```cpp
extern "C" int vt_conv_igemm(const vt_conv_desc* d, const void* x, const void* w, void* y,
                             const float* scale, const float* shift, const void* residual,
                             float* stats, void* stream) {
    VT_REQUIRE(d && x && w && (y || (d->flags & VT_CONV_NOSTORE)), VT_ERR_INVALID, "vt_conv_igemm: null argument");
    VT_REQUIRE(!(d->flags & VT_CONV_NOSTORE) || (d->flags & VT_CONV_STATS), VT_ERR_INVALID,
               "vt_conv_igemm: NOSTORE is the statistics-only pass");
    VT_REQUIRE(d->dtype == VT_F32 || d->dtype == VT_BF16, VT_ERR_UNSUPPORTED,
               "vt_conv_igemm: dtype %d", d->dtype);
    VT_REQUIRE(!(d->flags & VT_CONV_BNRED), VT_ERR_INVALID, "vt_conv_igemm: unknown flag bits 0x%x", d->flags);
    const int epc = vt_epc(d->dtype);
    VT_REQUIRE(d->ntaps >= 1 && d->ntaps <= VT_MAX_TAPS, VT_ERR_UNSUPPORTED,
               "vt_conv_igemm: ntaps %d outside [1,%d]", d->ntaps, VT_MAX_TAPS);
    VT_REQUIRE(d->B > 0 && d->Hi > 0 && d->Wi > 0 && d->Ho > 0 && d->Wo > 0 && d->Cin > 0 && d->Cout > 0,
               VT_ERR_INVALID, "vt_conv_igemm: non-positive extent");
    VT_REQUIRE(d->Cin % epc == 0 && d->Cout % epc == 0 && d->ldx % epc == 0 && d->ldy % epc == 0 &&
                   d->ldw % epc == 0,
               VT_ERR_UNSUPPORTED,
               "vt_conv_igemm: Cin=%d Cout=%d ldx=%d ldy=%d ldw=%d must be multiples of %d", d->Cin,
               d->Cout, d->ldx, d->ldy, d->ldw, epc);
    const bool d2s = (d->flags & VT_CONV_D2S) != 0;
    if (d2s) {
        VT_REQUIRE(d->Cout % (4 * epc) == 0 && d->oHs == 2 && d->oWs == 2 && d->oh0 == 0 && d->ow0 == 0 &&
                       d->oH == 2 * d->Ho && d->oW == 2 * d->Wo &&
                       !(d->flags & (VT_CONV_STATS | VT_CONV_AFFINE | VT_CONV_RELU)),
                   VT_ERR_UNSUPPORTED, "vt_conv_igemm: D2S needs Cout = 4*C', a 2x2-strided output and a raw epilogue");
    }
    VT_REQUIRE(d->ldx >= d->Cin && d->ldy >= (d2s ? d->Cout / 4 : d->Cout) && d->ldw >= d->ntaps * d->Cin, VT_ERR_INVALID,
               "vt_conv_igemm: stride smaller than extent");
    VT_REQUIRE(vt_aligned16(x) && vt_aligned16(w) && vt_aligned16(y), VT_ERR_INVALID,
               "vt_conv_igemm: x/w/y must be 16-byte aligned");
    VT_REQUIRE(d->oHs >= 1 && d->oWs >= 1 && d->oh0 >= 0 && d->ow0 >= 0 &&
                   (d->Ho - 1) * d->oHs + d->oh0 < d->oH && (d->Wo - 1) * d->oWs + d->ow0 < d->oW,
               VT_ERR_INVALID, "vt_conv_igemm: output placement outside the %dx%d tensor", d->oH, d->oW);
    const long in_elems = (long)d->B * d->Hi * d->Wi * d->ldx;
    const long out_elems = (long)d->B * d->oH * d->oW * d->ldy;
    VT_REQUIRE(in_elems < 0x7fffffffL && out_elems < 0x7fffffffL && (long)d->B * d->Ho * d->Wo < 0x7fffffffL,
               VT_ERR_UNSUPPORTED, "vt_conv_igemm: tensor exceeds 2^31 elements");
    if (d->flags & VT_CONV_RESIDUAL) {
        VT_REQUIRE(residual && vt_aligned16(residual) && d->ldr % epc == 0 && d->ldr >= (d2s ? d->Cout / 4 : d->Cout),
                   VT_ERR_INVALID, "vt_conv_igemm: bad residual");
    }
    if (d->flags & VT_CONV_AFFINE) VT_REQUIRE(shift, VT_ERR_INVALID, "vt_conv_igemm: AFFINE needs shift");
    if (d->flags & VT_CONV_STATS) {
        VT_REQUIRE(stats, VT_ERR_INVALID, "vt_conv_igemm: STATS needs a stats buffer");
        VT_REQUIRE(!(d->flags & (VT_CONV_AFFINE | VT_CONV_RELU | VT_CONV_RESIDUAL)), VT_ERR_UNSUPPORTED,
                   "vt_conv_igemm: STATS is only defined on the raw conv output");
    }

    IgemmArgs a;
    fill_args(a, d, x, w, y, scale, shift, residual, stats);

    hipStream_t st = (hipStream_t)stream;
    if (!d2s) {
        const int rc = vt_stem_dispatch(a, d->dtype, stream);
        if (rc >= 0) return rc;
        const int rc6 = vt_stem6_dispatch(a, d->dtype, stream);
        if (rc6 >= 0) return rc6;
    }
    VT_REQUIRE(!(d->flags & VT_CONV_NOSTORE), VT_ERR_UNSUPPORTED, "vt_conv_igemm: NOSTORE outside the RGB stem kernel");
    if (!d2s) {
        const int rc = vt_span6_dispatch(a, d->dtype, stream);
        if (rc >= 0) return rc;
    }
    {
        const int rc = vt_pspan_dispatch(a, d->dtype, stream);
        if (rc >= 0) return rc;
    }
    {
        const int rc = vt_span_dispatch(a, d->dtype, stream);
        if (rc >= 0) return rc;
    }
    if (d->dtype == VT_BF16) {
        const int w8 = VT_KNOB("VT_IGEMM_W8", 3);
        if (VT_KNOB("VT_IGEMM_BN80", 1) && d->Cout % 80 == 0 && d->Cout <= 160) {
            if ((w8 & 1) && d->Cout == 160) return launch<bf16_t, 256, 160, 4, 2, 2>(a, st);
            return launch<bf16_t, 256, 80, 4, 1, 2>(a, st);
        }
        if (d->Cout > 64 && (w8 & 2) && ((long)(a.M + 255) / 256) * ((d->Cout + 127) / 128) >= ((w8 & 4) ? 0 : 256))
            return launch<bf16_t, 256, 128, 4, 2, 2>(a, st);
        if (d->Cout > 64) return launch<bf16_t, 128, 128, 2, 2, 2>(a, st);
        if (d->Cout > 32) return launch<bf16_t, 128, 64, 2, 2, 2>(a, st);
        return launch<bf16_t, 256, 32, 4, 1, 2>(a, st);
    }
    if (d->Cout > 32) return launch<float, 128, 64, 2, 2, 2>(a, st);
    return launch<float, 128, 32, 4, 1, 2>(a, st);
}

extern "C" int vt_conv_dgrad_bnred(const vt_conv_desc* d, const void* dz, const void* w, void* dy, const void* z, int32_t ldz,
                                   const float* scale, const float* shift, const float* mean, const float* invstd,
                                   int32_t relu, float* sums, void* stream) {
    VT_REQUIRE(d && dz && w && dy && z && scale && shift && mean && invstd && sums, VT_ERR_INVALID,
               "vt_conv_dgrad_bnred: null argument");
    VT_REQUIRE(relu == 0 || relu == 1, VT_ERR_UNSUPPORTED, "vt_conv_dgrad_bnred: activation code %d (none / ReLU only)", relu);
    VT_REQUIRE(d->flags == 0, VT_ERR_INVALID, "vt_conv_dgrad_bnred: the launch has a plain epilogue (flags 0x%x)", d->flags);
    const long M = (long)d->B * d->oH * d->oW;
    const bool whole = d->oHs == 1 && d->oWs == 1 && d->oh0 == 0 && d->ow0 == 0 && d->oH == d->Ho && d->oW == d->Wo;
    VT_REQUIRE(whole, VT_ERR_INVALID, "vt_conv_dgrad_bnred: the launch must produce every pixel of d(y)");
    const int epc = vt_epc(d->dtype);
    VT_REQUIRE(ldz % epc == 0 && ldz >= d->Cout && vt_aligned16(z), VT_ERR_INVALID, "vt_conv_dgrad_bnred: bad z");
    if (d->dtype == VT_BF16 && VT_KNOB("VT_DGRAD_BNRED", 1) && d->ntaps >= 1 && d->ntaps <= VT_MAX_TAPS && d->Cin % epc == 0 &&
        d->Cout % epc == 0 && d->ldx % epc == 0 && d->ldy % epc == 0 && d->ldw % epc == 0 && d->ldx >= d->Cin &&
        d->ldy >= d->Cout && d->ldw >= d->ntaps * d->Cin && vt_aligned16(dz) && vt_aligned16(w) && vt_aligned16(dy) &&
        (long)d->B * d->Hi * d->Wi * d->ldx < 0x7fffffffL && M * d->ldy < 0x7fffffffL && M * ldz < 0x7fffffffL) {
        IgemmArgs a;
        fill_args(a, d, dz, w, dy, scale, shift, z, sums);
        a.ldr = ldz;
        a.aux0 = mean, a.aux1 = invstd;
        a.flags = VT_CONV_BNRED | (relu ? VT_CONV_RELU : 0);
        const int rc = vt_span6_dispatch(a, d->dtype, stream);
        if (rc >= 0) return rc;
    }
    const int rc = vt_conv_igemm(d, dz, w, dy, nullptr, nullptr, nullptr, nullptr, stream);
    if (rc != VT_OK) return rc;
    return vt_bn_act_bwd_reduce(dy, d->ldy, z, ldz, scale, shift, mean, invstd, M, d->Cout, relu, d->dtype, sums, stream);
}
```

vision-toolbox_amd/csrc/vt_igemm_args.h:

```cpp
#pragma once
#include "vt_common.h"

#define VT_CONV_BNRED 0x1000

#ifndef VT_MFMA_SETPRIO
#define VT_MFMA_SETPRIO 0
#endif

struct IgemmArgs {
    const void* x;
    const void* w;
    void* y;
    const float* scale;
    const float* shift;
    const void* res;
    float* stats;
    int B, Hi, Wi, Cin, ldx, Ho, Wo, sh, sw, h0, w0, Cout, ldy, oH, oW, oHs, oWs, oh0, ow0;
    int ldw, ldr, flags, ntaps;
    int M, Ktot, tiles_m, tiles_n, chunk, dense_out;
    int fast_dma;
    int8_t dh[VT_MAX_TAPS];
    int8_t dw[VT_MAX_TAPS];
    const float* aux0;
    const float* aux1;
};

__device__ __forceinline__ long vt_out_col(const IgemmArgs& p, int n, int ld) {
    if (!(p.flags & VT_CONV_D2S)) return n;
    const int cq = p.Cout >> 2;
    const int blk = n / cq;
    return ((long)(blk >> 1) * p.oW + (blk & 1)) * ld + (n - blk * cq);
}

int vt_span_dispatch(IgemmArgs& a, int dtype, void* stream);

int vt_span6_dispatch(IgemmArgs& a, int dtype, void* stream);

int vt_pspan_dispatch(IgemmArgs& a, int dtype, void* stream);

int vt_stem_dispatch(IgemmArgs& a, int dtype, void* stream);

int vt_stem6_dispatch(IgemmArgs& a, int dtype, void* stream);
```

Baseline: 13220 images/sec.

## Add persistent weight-stationary 1x1 conv GEMM kernel with register ring prefetch

Adds a dedicated bf16 kernel for stride-1 1x1 convolutions. The kernel loads a full BN-column weight slab into LDS once per block. Waves then stream 32-row activation blocks through a 3–4 deep register ring feeding MFMA 16x16x32, with fused epilogue and optional fused BN statistics. It is dispatched ahead of the generic pspan/span paths, but only for a narrow M/Cin window, and by default only for the stats-producing case. The aim is to cut weight reloads and per-tile overhead of the generic implicit GEMM, at the cost of low occupancy and large LDS use.

```diff
diff --git a/vision-toolbox_amd/csrc/vt_gemm1x1.hip b/vision-toolbox_amd/csrc/vt_gemm1x1.hip
--- /dev/null
+++ b/vision-toolbox_amd/csrc/vt_gemm1x1.hip
@@ -0,0 +1,284 @@
+#include <type_traits>
+
+#include "vt_igemm_args.h"
+
+namespace {
+
+constexpr int kRows = 32;
+constexpr int kFM = kRows / 16;
+constexpr int kThreads = 512;
+
+struct G1Args {
+    IgemmArgs p;
+    int ksteps;
+    int nrb;
+    int gx, gy;
+};
+
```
+===+
In the listing above, find each line with the word "mean" and copy it out.

                                   const float* scale, const float* shift, const float* mean, const float* invstd,
    VT_REQUIRE(d && dz && w && dy && z && scale && shift && mean && invstd && sums, VT_ERR_INVALID,
        a.aux0 = mean, a.aux1 = invstd;
    return vt_bn_act_bwd_reduce(dy, d->ldy, z, ldz, scale, shift, mean, invstd, M, d->Cout, relu, d->dtype, sums, stream);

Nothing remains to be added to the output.